这是HashMap中计算hash值的方法,可以看出,这里首先调用key.hashCode()得到key的hash,然后将hash右移16位(最高为补0),与自身进行^(异或)运算,得到最终hash。这里有一个疑问,为什么要将hash值右移16位再来一个异或呢,直接用初始值不行吗?下面来看解释:

我们知道,HashMap中的散列地址是根据hash值得到的,方法是 (capacity-1)&hash,这个方法虽然很快,但是也带来一些副作用,这里也解释了为什么HashMap每次扩容都为2倍,因为这样 (capacity-1)恰好是一个掩码


10110001 10100101 | 11000100 00100101 // hash值
& 00000000 00000000 | 00000000 00001111 // 16-1, 假设capacity为初始值16
-----------------------------------------
00000000 00000000 | 00000000 00000101 // 最终值5

当计算散列地址时,直接舍弃了高位的信息,只使用了capacity大小的容量,因此很有可能造成大量的地址冲突,效率降低。因此要利用被舍弃的高位信息,一个办法就是将高位与地位做^(异或)运算,使低位参杂高位信息。

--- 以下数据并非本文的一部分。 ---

struct flope_engine {
  int device = 0, H = 0, W = 0, maxB = 0, dtype = 0, bod = 2048;
  int esz = 2;
  int sHip = 0, sWip = 0, Hs = 0, Ws = 0, stem_tiles = 0, stem_rows = 0;
  size_t stem_lds = 0;
  void* stem_in = nullptr; size_t stem_in_bytes = 0;
  int* stem_q = nullptr;
  void* stem_w = nullptr; void* stem_w2 = nullptr; float* stem_w_naive = nullptr; float* stem_bias = nullptr;
  std::vector<Buf> bufs;
  std::vector<Conv> convs;
  int stage_buf[10];
  int final_buf = -1;
  float *feat = nullptr, *hidden = nullptr, *W1 = nullptr, *W1p = nullptr, *b1 = nullptr, *W2 = nullptr, *b2 = nullptr;
  float* r9_scratch = nullptr;
  bool weights_loaded = false;
  int opt_patch = 1, opt_bm256 = 1, opt_profile = 0, opt_nbuf = 2, opt_dbg = 0, opt_ldspad = 0, opt_fuse_stem = 1, opt_streams = 2, opt_persist = 0, num_cus = 256, opt_stag = 3, cur_slices = 1, plan_slices = 1, cur_batch = 1, opt_rows_grid = 0, opt_split = 0, opt_dsfuse = 1, opt_ksplit = 1, opt_fc1_packed = 1, opt_gstag = 1, opt_rowseg = 1, opt_stem_persist = 1, opt_skew = 1, opt_reslds = 1, opt_prio = 0, opt_r4 = 1, opt_w4cw = 4, opt_w4cwf = 0, opt_fc2_k4 = 1, opt_w4mt = 0, opt_w4mtlo = 0, opt_lag = 20, opt_w4 = 1, opt_stem_r = 1, opt_s2r = 1, opt_s2r_grid = 0, opt_s1r = 1;
  float* split_ws = nullptr; size_t split_ws_bytes = 0;
  hipStream_t side[4] = {nullptr, nullptr, nullptr, nullptr};
  hipEvent_t ev_fork = nullptr, ev_join[4] = {nullptr, nullptr, nullptr, nullptr};
  std::vector<hipEvent_t> ev;
  int ev_n = 0;
  std::vector<int> ev_slice;
  int mark_slice = 0;
  int last_batch = 0;
  bool last_fused = false;
  std::string err;
};

namespace {

int fail(flope_engine* e, int code, const std::string& msg) {
// ... 218 lines not shown
extern "C" const char* flope_version(void) { return "flope_amd 0.1 (gfx950; mfma_f32_16x16x32 bf16/f16; fp32 head)"; }

extern "C" int flope_engine_geometry(flope_handle h, int* max_batch, int* dtype, int* height, int* width, int* device_id) {
  if (!h) return FLOPE_EINVAL;
  if (max_batch) *max_batch = h->maxB;
  if (dtype) *dtype = h->dtype;
  if (height) *height = h->H;
  if (width) *width = h->W;
  if (device_id) *device_id = h->device;
  return FLOPE_OK;
}

extern "C" const char* flope_last_error(flope_handle h) { return h ? h->err.c_str() : g_last_error.c_str(); }

static int rebuild_plan(flope_engine* e) {
  for (Conv& c : e->convs) { plan_conv(e, c); c.folded = 0; c.ds_conv = -1; }
  if (e->opt_dsfuse && e->dtype != FLOPE_DT_F32)
    for (size_t i = 0; i + 1 < e->convs.size(); ++i) {
      Conv& cd = e->convs[i];
      Conv& c2 = e->convs[i + 1];
      if (cd.k == 1 && c2.k == 3 && c2.res_buf == cd.out_buf && c2.stag == 1 && c2.cout >= 128 && c2.stag_patch_bytes >= 4 &&
          c2.stag_patch_bytes != 7 && cd.cin % 64 == 0 && cd.stride == 2) {
        cd.folded = 1;
        c2.ds_conv = (int)i;
      }
    }
  return 0;
}

extern "C" int flope_create(int device_id, int height, int width, int max_batch, int dtype, int backbone_out_dim,
                            flope_handle* out) {
// ... 24 lines not shown
  {
    hipDeviceProp_t prop;
    CREATE_TRY(hipGetDeviceProperties(&prop, device_id));
    e->num_cus = prop.multiProcessorCount > 0 ? prop.multiProcessorCount : 256;
  }
  if (dtype != FLOPE_DT_F32) {
    int s = flope_conv_mfma_init();
    if (s == 0) s = flope_stem_init();
    if (s == 0) s = flope_stem_pool_init();
    if (s == 0) s = flope_conv_stag_init();
    if (s == 0) s = flope_conv_gstag_init();
    if (s == 0) s = flope_conv_w4_init();
    if (s == 0) s = flope_conv_r4_init();
    if (s == 0) s = flope_conv_s2r_init();
    if (s == 0) s = flope_conv_s1r_init();
    if (s != 0) { int rc = fail(nullptr, FLOPE_EHIP, std::string("kernel attribute setup: ") + hipGetErrorString((hipError_t)s)); flope_destroy(e); return rc; }
  }
  const size_t B = (size_t)max_batch;
  e->sHip = height + 6; e->sWip = (width + 8 + 1) & ~1;
  e->Hs = out_dim(height, 7, 2, 3); e->Ws = out_dim(width, 7, 2, 3);
  e->stem_in_bytes = B * e->sHip * e->sWip * 4 * e->esz;
  CREATE_TRY(hipMalloc(&e->stem_in, e->stem_in_bytes));
  CREATE_TRY(hipMemset(e->stem_in, 0, e->stem_in_bytes));
  {
    const int HoWo = e->Hs * e->Ws;
    e->stem_tiles = (HoWo + 255) / 256;
    int span = 1;
    for (int t = 0; t < e->stem_tiles; ++t) {
      const int m0 = t * 256, me = std::min(m0 + 256, HoWo);
      span = std::max(span, (me - 1) / e->Ws - m0 / e->Ws + 1);
// ... 62 lines not shown
  e->ev.resize(4 * (e->convs.size() + 8) + 2);
  e->ev_slice.assign(e->ev.size(), 0);
  for (hipEvent_t& ev : e->ev) CREATE_TRY(hipEventCreate(&ev));
  CREATE_TRY(hipDeviceSynchronize());
#undef CREATE_TRY
  rebuild_plan(e);
  *out = e;
  return FLOPE_OK;
}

10110001 10101001 | 11000100 00100101 // h=key.hashCode()
^ 00000000 00000000 | 10110001 10101001 // h >>> 16
-----------------------------------------
10110001 10101001 | 01110101 10001100 // hash

右位移16位,正好是32bit的一半,自己的高半区和低半区做异或,就是为了混合原始哈希码的高位和低位,以此来加大低位的随机性。而且混合后的低位掺杂了高位的部分特征,这样高位的信息也被变相保留下来。

总结:hash()函数的作用是为了减少散列函数的副作用。